# Radio Tower Near By



## Guest (Nov 17, 2008)

*Was checking another post about interference. *
*I have a guy I say about 1 1/2 football field away from me and when I had my track down before (non-DCC) I had no problems. But as some nights I am in my office I can hear him on it.*
*I have been to his house and all the amps he has are huge home made type, you can say the very nice top of the line ones.*
*Well my next track will have NEC Pro Cab Wireless DCC Phoenix sound and of course powered rails. *
*Now my great question, if he keys up am I screwed?*
*Toad*

*Please give me your thoughts!!!*


----------



## Dan Pierce (Jan 2, 2008)

The older 27 mhz units were on Citizens band frequencies and interference could happen. 

With some of the newer units in the Gigahertz range, interference and range issues are grately lessened.


----------



## wchasr (Jan 2, 2008)

And if he's broadcasting that kind of wattage without the proper licensing....Ahem....then perhaps a tip to your local FCC office is in order?


----------



## Guest (Nov 17, 2008)

*I fail to say it is a ham operation tower and equipment.
Yes, I did see a permit.*
*Toad*


----------



## Torby (Jan 2, 2008)

He's a ham? Ask him. He'll be delighted to talk to you.


----------



## Guest (Nov 17, 2008)

Posted By Torby on 11/17/2008 6:20 AM
He's a ham? Ask him. He'll be delighted to talk to you.

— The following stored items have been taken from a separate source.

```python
# ... 971 lines not shown
                    last = t == S - 1
                    hip.rnn_cell_bwd(code, dh_all[t:], S * H, None if last else tmp32, save[t] if lstm else None,
                                     rec["c"][t - 1] if lstm and t else None, h_all[t:], S * H, dc, not last, dgi[t:], S * G * H, B, H)
                    if t > 0:
                        hip.gemm(dgi[t:], self.W(r + "weight_hh" + sfx), tmp32, B, H, G * H, transB=False, lda=S * G * H, ldb=H,
                                 out_f32=True)
                hip.colsum(dgi, B * S, G * H, self.G(r + "bias_hh" + sfx))
                drec_tm = None
                if S > 1:
                    drec_tm = self.buf("d_a_tm%d" % G, (S - 1, B, G * H))
                    drec_tm.copy_(dgi.view(B, S, G * H)[:, 1:].transpose(0, 1))
            if S > 1:
                hprev_tm = self.buf("h_prev_tm", (S - 1, B, H))
                hprev_tm.copy_(h_all.view(B, S, H)[:, :S - 1].transpose(0, 1))
                hip.gemm(drec_tm, hprev_tm, self.G(r + "weight_hh" + sfx), G * H, H, (S - 1) * B, transA=True, transB=False,
                         lda=G * H, ldb=H, ldc=H, epi=hip.EPI_ATOMIC, splits=1)
            self._wgrad(rec["inp"], dgi, r + "weight_ih" + sfx, r + "bias_ih" + sfx, B * S, "linear")
            if l > 0:
                dh_all = self.buf("d_hx%d" % (l & 1), (B * S, H))
                hip.gemm(dgi, self.W(r + "weight_ih" + sfx), dh_all, B * S, H, G * H, transB=False, ldb=H)
                if layers[l - 1]["drop"] is not None:
                    hip.dropout_apply(dh_all, dh_all, B * S * H, sh.rnn_pdrop, layers[l - 1]["drop"])

    def grad_norm_sq(self):
        hip.sumsq(self.grad, self.layout.total, self.normsq)
        return self.normsq

    def adamw_step(self, lr, max_norm=1.0, betas=(0.9, 0.999), eps=1e-6, wd=0.0, grad_scale=1.0, clip=True, count=None):
        if self.opt_m is None:
            self.opt_m = torch.zeros_like(self.master)
            self.opt_v = torch.zeros_like(self.master)
        self.step_count += 1
        ns = self.grad_norm_sq() if clip else None
        hip.adamw(self.master, self.grad, self.opt_m, self.opt_v,
                  self.wc2[0] if self.x3 else None if self.dtype == hip.F32 else self.wc,
                  self.layout.total, lr, betas[0], betas[1], eps, wd, self.step_count, ns, max_norm, grad_scale, count=count,
                  p_lo=self.wc2[1] if self.x3 else None)
        self._refresh_transposed()
        self.copies_fresh = True
```

### mmtg_amd/hip.py

```python
from __future__ import annotations

import ctypes as C
import os

import torch

F32, BF16 = 0, 1
ABI_VERSION = 12
EPI_NONE, EPI_GELU, EPI_TANH, EPI_RESID, EPI_DGELU, EPI_DTANH, EPI_ATOMIC, EPI_ROWDOT = range(8)
GEMM_NO_TR, GEMM_REGSTAGE, GEMM_SKINNY, GEMM_NO_SKINNY, GEMM_WIDE, GEMM_NO_WIDE = 1, 2, 4, 8, 16, 32
GEMM_PERSIST, GEMM_NO_PERSIST, GEMM_ROW_ORDER, GEMM_OCC4, GEMM_NO_OCC4, GEMM_COL_BLOCK, GEMM_P256, GEMM_NO_P8, GEMM_P8 = 64, 128, 256, 512, 1024, 2048, 4096, 8192, 16384
GEMM_GELU_GRAD = 32768
GEMM_P8_288 = 65536
GEMM_AUX2_BF16 = 131072
PROF_CATS = ["gemm_bf16", "gemm_f32", "attn_fwd", "attn_bwd", "layernorm", "embed", "loss",
             "optim", "encoder", "decode", "misc"]

_LIB_PATH = os.path.join(os.path.dirname(os.path.abspath(__file__)), "libmmtg_hip.so")
_lib = None

_vp, _i, _l, _f, _u = C.c_void_p, C.c_int, C.c_long, C.c_float, C.c_uint

_SIGS = {
    "mmtg_abi_version": ([], _i),
# ... 12 lines not shown
    "mmtg_layernorm_fwd": ([_i, _vp, _vp, _vp, _vp, _vp, _vp, _i, _i, _f, _vp], _i),
    "mmtg_layernorm_bwd_ws": ([_i, _i], _l),
    "mmtg_layernorm_bwd": ([_i, _vp, _vp, _vp, _vp, _vp, _vp, _vp, _vp, _vp, _i, _i, _vp, _u, _u, _vp, _vp, _l, _vp], _i),
    "mmtg_layernorm_bwd_x3": ([_vp, _vp, _vp, _vp, _vp, _vp, _vp, _vp, _vp, _i, _i, _vp, _l, _u, _u, _vp, _vp, _l, _vp], _i),
    "mmtg_attn_fwd": ([_i, _vp, _vp, _vp, _vp, _i, _i, _i, _i, _u, _u, _vp], _i),
    "mmtg_attn_fwd_x3": ([_vp, _l, _vp, _vp, _vp, _l, _vp, _i, _i, _i, _i, _u, _u, _vp], _i),
    "mmtg_attn_bwd_x3": ([_vp, _l, _vp, _vp, _vp, _l, _vp, _vp, _i, _vp, _l, _vp, _l, _vp, _vp, _l, _i, _i, _i, _i, _u, _u, _vp], _i),
    "mmtg_attn_trace": ([_vp], _i),
    "mmtg_attn_bwd": ([_i, _vp, _vp, _vp, _vp, _vp, _vp, _i, _vp, _vp, _vp, _vp, _i, _i, _i, _i, _u, _u, _i, _vp], _i),
    "mmtg_embed_condition": ([_i, _vp, _vp, _vp, _vp, _vp, _i, _i, _i, _i, _i, _i, _i, _vp], _i),
    "mmtg_segment_sum": ([_i, _vp, _vp, _i, _i, _i, _i, _i, _i, _vp], _i),
    "mmtg_embed_add": ([_i, _vp, _vp, _vp, _vp, _vp, _i, _i, _i, _u, _u, _vp], _i),
    "mmtg_embed_add_bwd": ([_i, _vp, _vp, _vp, _vp, _i, _i, _i, _i, _u, _u, _vp, _l, _vp], _i),
    "mmtg_embed_add_bwd_ws": ([_i, _i, _i], _l),
    "mmtg_dropout_apply": ([_i, _vp, _vp, _l, _i, _u, _u, _vp], _i),
    "mmtg_loss_fwd": ([_i, _vp, _l, _i, _vp, _vp, _vp, _i, _i, _i, _i, _i, _f, _vp, _vp, _vp, _vp, _vp, _vp], _i),
    "mmtg_loss_bwd": ([_i, _i, _vp, _l, _i, _vp, _vp, _vp, _vp, _f, _f, _i, _i, _i, _vp, _l, _i, _vp], _i),
    "mmtg_loss_bwd_x3": ([_vp, _l, _i, _vp, _vp, _vp, _vp, _f, _f, _i, _i, _i, _vp, _l, _l, _i, _vp], _i),
    "mmtg_gru_cell_fwd": ([_i, _vp, _l, _vp, _l, _vp, _l, _vp, _l, _vp, _i, _i, _vp], _i),
    "mmtg_gru_cell_bwd_fused": ([_i, _vp, _l, _vp, _vp, _i, _vp, _vp, _l, _vp, _l, _vp, _vp, _i, _i, _vp], _i),
    "mmtg_rnn_cell_fwd": ([_i, _i, _vp, _l, _vp, _l, _vp, _vp, _l, _vp, _vp, _i, _i, _vp], _i),
    "mmtg_rnn_cell_bwd": ([_i, _i, _vp, _l, _vp, _vp, _vp, _vp, _l, _vp, _i, _vp, _l, _i, _i, _vp], _i),
    "mmtg_gru_cell_bwd": ([_i, _vp, _vp, _vp, _l, _vp, _l, _vp, _vp, _i, _i, _vp], _i),
    "mmtg_alpha_attn_fwd": ([_i, _vp, _vp, _vp, _vp, _vp, _i, _i, _i, _i, _vp], _i),
    "mmtg_alpha_attn_bwd": ([_i, _vp, _vp, _vp, _vp, _f, _vp, _i, _i, _i, _i, _vp], _i),
    "mmtg_beta_fuse_fwd": ([_i, _vp, _vp, _vp, _vp, _vp, _vp, _vp, _i, _i, _i, _vp], _i),
    "mmtg_beta_fuse_bwd": ([_i, _vp, _vp, _vp, _vp, _vp, _vp, _vp, _vp, _vp, _vp, _vp, _i, _i, _i, _vp, _l, _vp], _i),
    "mmtg_beta_fuse_bwd_ws": ([_i, _i, _i], _l),
    "mmtg_prefetch": ([_vp, _l, _i, _vp, _vp], _i),
    "mmtg_zero_ranges": ([_vp, _vp, _i, _vp], _i),
    "mmtg_sumsq": ([_vp, _l, _vp, _vp, _l, _vp], _i),
    "mmtg_sumsq_ws": ([_l], _l),
    "mmtg_adamw": ([_vp, _vp, _vp, _vp, _vp, _vp, _l, _f, _f, _f, _f, _f, _i, _vp, _f, _f, _vp, _vp], _i),
    "mmtg_gemm_x3": ([_i, _i, _i, _vp, _l, _l, _vp, _l, _l, _vp, _l, _vp, _l, _l, _vp, _i, _vp, _l, _vp, _u, _u, _i, _vp], _i),
    "mmtg_split_planes": ([_vp, _l, _i, _i, _vp, _l, _l, _vp], _i),
    "mmtg_layernorm_fwd_x3": ([_vp, _vp, _l, _l, _vp, _vp, _vp, _vp, _i, _i, _f, _vp, _vp], _i),
    "mmtg_cast_f32_to": ([_i, _vp, _vp, _l, _vp], _i),
    "mmtg_cast_pad_rows": ([_i, _vp, _l, _vp, _l, _i, _i, _vp], _i),
    "mmtg_cast_to_f32": ([_i, _vp, _vp, _l, _vp], _i),
    "mmtg_axpy_f32": ([_vp, _vp, _f, _l, _vp], _i),
    "mmtg_slab_sum": ([_vp, _i, _l, _vp, _i, _l, _vp], _i),
    "mmtg_wgrad_group": ([_i, _i, _vp, _i, _i, _vp, _l, _vp, _l, _i, _vp], _i),
    "mmtg_transpose_batch": ([_i, _vp, _vp, _vp, _i, _i, _i, _vp], _i),
    "mmtg_logits_process_argmax": ([_vp, _l, _i, _vp, _l, _vp, _f, _f, _vp, _i, _vp], _i),
    "mmtg_decode_embed": ([_i, _vp, _vp, _l, _vp, _vp, _vp, _vp, _vp, _vp, _vp, _l, _i, _i, _i, _i, _i, _i, _i, _i, _vp], _i),
    "mmtg_decode_embed_add": ([_i, _vp, _vp, _vp, _vp, _vp, _vp, _i, _i, _vp, _vp], _i),
    "mmtg_decode_gemm": ([_i, _i, _i, _i, _vp, _l, _vp, _l, _vp, _l, _vp, _vp, _vp, _i, _f, _i, _i, _vp, _l, _vp, _i, _vp, _l, _vp, _l,
                          _vp, _vp, _vp, _vp, _vp], _i),
    "mmtg_ln_fold_weights": ([_vp, _l, _vp, _vp, _vp, _vp, _vp, _vp, _i, _i, _vp], _i),
    "mmtg_decode_gemm_x3": ([_i, _i, _i, _i, _vp, _l, _l, _vp, _l, _l, _vp, _l, _vp, _l, _l, _vp, _vp, _vp, _i, _f, _i, _vp, _l, _vp, _i, _vp, _l,
                             _vp, _l, _vp, _vp, _vp, _vp, _vp], _i),
    "mmtg_ln_fold_weights_x3": ([_vp, _l, _l, _vp, _vp, _vp, _vp, _l, _l, _vp, _vp, _i, _i, _vp], _i),
    "mmtg_decode_attn_split_x3": ([_vp, _i, _vp, _vp, _vp, _vp, _l, _vp, _vp, _l, _i, _i, _i, _i, _vp], _i),
    "mmtg_decode_embed_x3": ([_vp, _vp, _l, _vp, _vp, _l, _vp, _vp, _vp, _vp, _vp, _l, _i, _i, _i, _i, _i, _i, _i, _i, _vp], _i),
    "mmtg_decode_attn": ([_i, _vp, _vp, _vp, _vp, _l, _vp, _vp, _i, _i, _i, _i, _vp], _i),
    "mmtg_decode_attn_split": ([_i, _vp, _i, _vp, _vp, _vp, _vp, _l, _vp, _vp, _i, _i, _i, _i, _vp], _i),
    "mmtg_logits_process_sample": ([_vp, _l, _i, _vp, _l, _vp, _f, _f, _i, _f, _vp, _vp, _vp, _i, _vp], _i),
    "mmtg_decode_sample": ([_vp, _l, _i, _vp, _l, _vp, _i, _i, _f, _f, _i, _f, _vp, _l, _i, _vp, _vp], _i),
    "mmtg_decode_select": ([_vp, _l, _i, _vp, _l, _vp, _i, _i, _f, _f, _i, _vp, _vp], _i),
    "mmtg_decode_advance": ([_vp, _vp], _i),
    "mmtg_decode_attn_split_rows": ([_i, _vp, _i, _vp, _vp, _vp, _vp, _l, _vp, _l, _vp, _vp, _i, _i, _i, _i, _vp], _i),
    "mmtg_decode_attn_split_x3_rows": ([_vp, _i, _vp, _vp, _vp, _vp, _l, _vp, _l, _vp, _vp, _l, _i, _i, _i, _i, _vp], _i),
    "mmtg_decode_beam_candidates": ([_vp, _l, _i, _vp, _l, _vp, _i, _i, _f, _f, _i, _vp, _vp, _i, _vp], _i),
    "mmtg_decode_beam_merge": ([_vp, _vp, _vp, _vp, _l, _vp, _l, _vp, _l, _vp, _i, _i, _i, _i, _vp, _vp], _i),
    "mmtg_decode_select_fixed": ([_vp, _l, _i, _vp, _l, _vp, _i, _i, _f, _f, _i, _vp, _vp, _vp], _i),
    "mmtg_decode_sample_fixed": ([_vp, _l, _i, _vp, _l, _vp, _i, _i, _f, _f, _i, _f, _vp, _l, _i, _vp, _vp, _vp], _i),
# ... 493 lines not shown
    key = (d_o.device, need, _stream())
    ws = _beta_ws.get(key)
    if ws is None:
        if len(_beta_ws) > 64:
            _beta_ws.clear()
        ws = _beta_ws[key] = torch.empty(need, device=d_o.device, dtype=torch.float32)
    _check(lib().mmtg_beta_fuse_bwd(dt(topic), _p(topic), _p(img), _p(txt), _p(att_w), _p(a), _p(d_o), _p(dtopic),
                                    _p(dimg), _p(dtxt), _p(datt_w), _p(datt_b), B, S, H, _p(ws), ws.numel(), _stream()), "beta_fuse_bwd")


def prefetch(t, sink, workgroups=256, stream=None):
    _check(lib().mmtg_prefetch(_p(t), t.numel() * t.element_size(), int(workgroups), _p(sink),
                               _stream() if stream is None else stream.cuda_stream), "prefetch")


_sumsq_ws = {}


def sumsq(x, n, out):
    need = int(lib().mmtg_sumsq_ws(n))
    key = (x.device, need, _stream())
    ws = _sumsq_ws.get(key)
    if ws is None:
        ws = _sumsq_ws[key] = torch.empty(need, device=x.device, dtype=torch.float32)
    _check(lib().mmtg_sumsq(_p(x), n, _p(out), _p(ws), need, _stream()), "sumsq")


def adamw(p, g, m, v, p_bf16, n, lr, beta1, beta2, eps, wd, step, normsq, max_norm, grad_scale=1.0, count=None, p_lo=None):
    _check(lib().mmtg_adamw(_p(p), _p(g), _p(m), _p(v), _p(p_bf16), _p(p_lo), n, float(lr), float(beta1), float(beta2),
                            float(eps), float(wd), int(step), _p(normsq), float(max_norm), float(grad_scale),
                            _p(count), _stream()), "adamw")


def cast_f32_to(src, dst, n):
    _check(lib().mmtg_cast_f32_to(dt(dst), _p(src), _p(dst), n, _stream()), "cast_f32_to")


def cast_pad_rows(src, lds, dst, ldd, rows, cols):
    _check(lib().mmtg_cast_pad_rows(dt(dst), _p(src), lds, _p(dst), ldd, rows, cols, _stream()), "cast_pad_rows")


def cast_to_f32(src, dst, n):
    _check(lib().mmtg_cast_to_f32(dt(src), _p(src), _p(dst), n, _stream()), "cast_to_f32")


def axpy_f32(y, x, a, n):
    _check(lib().mmtg_axpy_f32(_p(y), _p(x), float(a), n, _stream()), "axpy_f32")


def slab_sum(part, splits, stride, dst, n, accumulate=True):
    _check(lib().mmtg_slab_sum(_p(part), splits, stride, _p(dst), int(accumulate), n, _stream()), "slab_sum")


class WgradProblem(C.Structure):
    _fields_ = [("A", C.c_void_p), ("lda", C.c_long), ("B", C.c_void_p), ("ldb", C.c_long),
                ("C", C.c_void_p), ("ldc", C.c_long), ("M", C.c_int), ("N", C.c_int),
                ("planeA", C.c_long), ("planeB", C.c_long)]


def wgrad_group_sizes(shapes, splits, config=0):
    tb, nw = (256, 8) if config else (128, 4)
    tiles = sum(((M + tb - 1) // tb) * ((N + tb - 1) // tb) for (M, N) in shapes)
    return tiles, tiles * splits * tb * tb, tiles * nw


def wgrad_group(problems, K, splits, ws, counters, accumulate=False, config=0):
# ... 311 lines not shown
```

Before: 1.067 million tokens/s.

## Fuse AdamW update with transposed bf16 weight copy via tiled kernel

Adds a tiled AdamW kernel that updates each weight matrix in 64x64 tiles and also writes the transposed bf16 copy (including the wte transpose) through shared memory in the same pass. Non-matrix parameters are handled by a range kernel. This removes the separate transpose/refresh pass over the bf16 weights after the optimizer step, and copies are marked fresh. It adds descriptor binary search per block and a partially uncoalesced strided transposed write, and it relies on alignment conditions that fall back to the old path if unmet.

```diff
diff --git a/include/mmtg_hip.h b/include/mmtg_hip.h
--- a/include/mmtg_hip.h
+++ b/include/mmtg_hip.h
@@ -184,6 +184,10 @@
 MMTG_API int mmtg_adamw(float* p, const float* g, float* m, float* v, void* p_bf16, void* p_lo, long n,
                float lr, float beta1, float beta2, float eps, float wd, int step,
                const float* normsq, float max_norm, float grad_scale, const float* count, void* stream);
+MMTG_API int mmtg_adamw_tiled(float* p, const float* g, float* m, float* v, void* p_bf16, void* p_bf16_t, const long* tile_desc,
+               int n_mats, long n_tiles, const long* range_desc, int n_ranges, long n,
+               float lr, float beta1, float beta2, float eps, float wd, int step,
+               const float* normsq, float max_norm, float grad_scale, const float* count, void* stream);
 MMTG_API int mmtg_cast_f32_to(int dtype, const float* src, void* dst, long n, void* stream);
 MMTG_API int mmtg_cast_pad_rows(int dtype, const float* src, long lds_, void* dst, long ldd, int rows, int cols, void* stream);
 MMTG_API int mmtg_cast_to_f32(int dtype, const void* src, float* dst, long n, void* stream);
diff --git a/mmtg_amd/csrc/optim.hip b/mmtg_amd/csrc/optim.hip
--- a/mmtg_amd/csrc/optim.hip
+++ b/mmtg_amd/csrc/optim.hip
@@ -78,6 +78,106 @@
     }
 }
 
+#define MMTG_ADAMW_PROLOGUE                                                         \
+    if (count) {                                                                    \
+        const float c = *count;                                                     \
+        if (!(c > 0.f)) return;                                                     \
+        gscale *= 1.0f / c;                                                         \
+    }                                                                               \
+    float coef = gscale;                                                            \
+    if (normsq) {                                                                   \
+        const float nrm = sqrtf(*normsq) * gscale;                                  \
+        coef *= fminf(1.0f, max_norm / (nrm + 1e-6f));                              \
+    }
+#define MMTG_ADAMW_VEC4(g4, m4, v4, p4, c4)                                         \
+    _Pragma("unroll") for (int e = 0; e < 4; ++e) {                                 \
+        const float gi = g4[e] * coef;                                              \
+        const float mi = b1 * m4[e] + (1.f - b1) * gi;                              \
+        const float vi = b2 * v4[e] + (1.f - b2) * gi * gi;                         \
+        float pi = p4[e] - step_size * (mi / (sqrtf(vi) + eps));                    \
+        if (wd > 0.f) pi -= lr * wd * pi;                                           \
+        m4[e] = mi; v4[e] = vi; p4[e] = pi;                                         \
+        c4[e] = (bf16)pi;                                                           \
+    }
+
+constexpr int AT_LDT = 64 + 8;
+__global__ __launch_bounds__(256) void adamw_tile_kernel(float* __restrict__ p, const float* __restrict__ g,
+        float* __restrict__ m, float* __restrict__ v, bf16* __restrict__ pc, bf16* __restrict__ pt, const long* __restrict__ desc,
+        int n_mats, float lr, float b1, float b2, float eps, float wd, float step_size, const float* __restrict__ normsq,
+        float max_norm, float gscale, const float* __restrict__ count) {
+    __shared__ __attribute__((aligned(16))) bf16 tile[64 * AT_LDT];
+    MMTG_ADAMW_PROLOGUE
+    int lo = 0, hi = n_mats - 1;
+    while (lo < hi) {
+        const int mid = (lo + hi + 1) >> 1;
+        if (desc[5 * mid + 4] <= (long)blockIdx.x) lo = mid; else hi = mid - 1;
+    }
+    const long* d = desc + 5 * lo;
+    const long so = d[0], dof = d[3];
+    const int rows = (int)d[1], cols = (int)d[2], t = (int)((long)blockIdx.x - d[4]);
+    const int tc = (cols + 63) >> 6;
+    if (t >= ((rows + 63) >> 6) * tc) return;
+    const int r0 = (t / tc) * 64, c0 = (t % tc) * 64;
+    const int tid = threadIdx.x, ch = tid & 15, rr = tid >> 4;
+    f32x4 g4[4], m4[4], v4[4], p4[4];
+    long at[4];
+    bool ok[4];
+#pragma unroll
+    for (int ps = 0; ps < 4; ++ps) {
+        const int r = r0 + rr + ps * 16, c = c0 + ch * 4;
+        ok[ps] = r < rows && c < cols;
+        at[ps] = so + (ok[ps] ? (long)r * cols + c : (long)r0 * cols + c0);
+        g4[ps] = *reinterpret_cast<const f32x4*>(g + at[ps]);
+        m4[ps] = *reinterpret_cast<const f32x4*>(m + at[ps]);
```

*So this is how you get your post #s so high? *
*Toad*


----------



## noelw (Jan 2, 2008)

*Toad.............. Ask the Ham to ck out your problem on what ever you are hear his station/talking on in your office.. He will be able to correct the problem with filter and if any questions on any remote you my have, he can help you a lot and maybe get better working train fun to... It to hard to explain on here but all transmitter send off Harmonic on different freq. Called 2 nd 3rd and so forth trans. freq. that can be filleted on both ends. Your and his can be corrected.. I had to do it when I was running a 1,000 watt on 75 meter band yr's ago. I had one neighbor. about 1/2 mile away with a cheap TV from over the pond. That would hear a bug talking to another bug next door I think. Or a coffee pot turned on... Laf...... 
So Hamming is a hobby to and very strict hobby with the FCC. regulations. Just like our trains is a very costly hobby to. 
Hope this help to under stand the other side.... Give him a call and tell him what you would like to set up on your trains.. ...







*


----------



## wchasr (Jan 2, 2008)

Twas once someone in a little hick town I worked in that was broadcasting so loudly that we could hear him on the phone system. If a trucker went by the CB would blast thru the FM radios too. Fcc wouldn't do anything about them as we were too far out in the sticks.


----------



## ralphbrades (Jan 3, 2008)

Well William....

I suppose I had better introduce you to another of my other personas... I hold an RSGB G8 and G3 Radio Transmitter certificate. Here in the UK it is the holder of the certificate that is responsable for curing all the ills caused by the installation or use of the equipment. I can run 150 Watts above 144Mhz or 400Watts below 28Mhz. I have never had any complaints and I DO ASK my neighbours if they have any problems. Matthew has had no problems while I am using my equipment and Hornby Zero-X is a very early DCC type system, (yes -it used to be mine!). Matthews bedroom is (at best) 30metres from my "Slim Jim".


regards

ralph


----------



## Torby (Jan 2, 2008)

Well, Toad, it's just like if somebody were to say, "Hey, show me your trains!" You'd have a blast showing him around. Hams love to talk about radios.


----------



## wchasr (Jan 2, 2008)

Agreed Ralph. I've a freind who's dad had all the equipment in his basement. I'd heard stories and such but never absorbed much info from him on that subject. I'll admit most of our issues at the former workplace were CB radio and truckers blasting much more than allowable. However when someone calling in recognized our "static" on the phone system as HAM chatter, we called but were told they had no way of tracking who was interferring. The phone system provider was of little help too. 

Chas (Yes it's William)


----------



## Semper Vaporo (Jan 2, 2008)

The electric organ at church used to pick up police frequencies... nothing like hearing "392 is in hot pursuit" while the minister is preachin' 'bout sin.


----------



## Guest (Nov 17, 2008)

Posted By Semper Vaporo on 11/17/2008 2:29 PM
The electric organ at church used to pick up police frequencies... nothing like hearing "392 is in hot pursuit" while the minister is preachin' 'bout sin.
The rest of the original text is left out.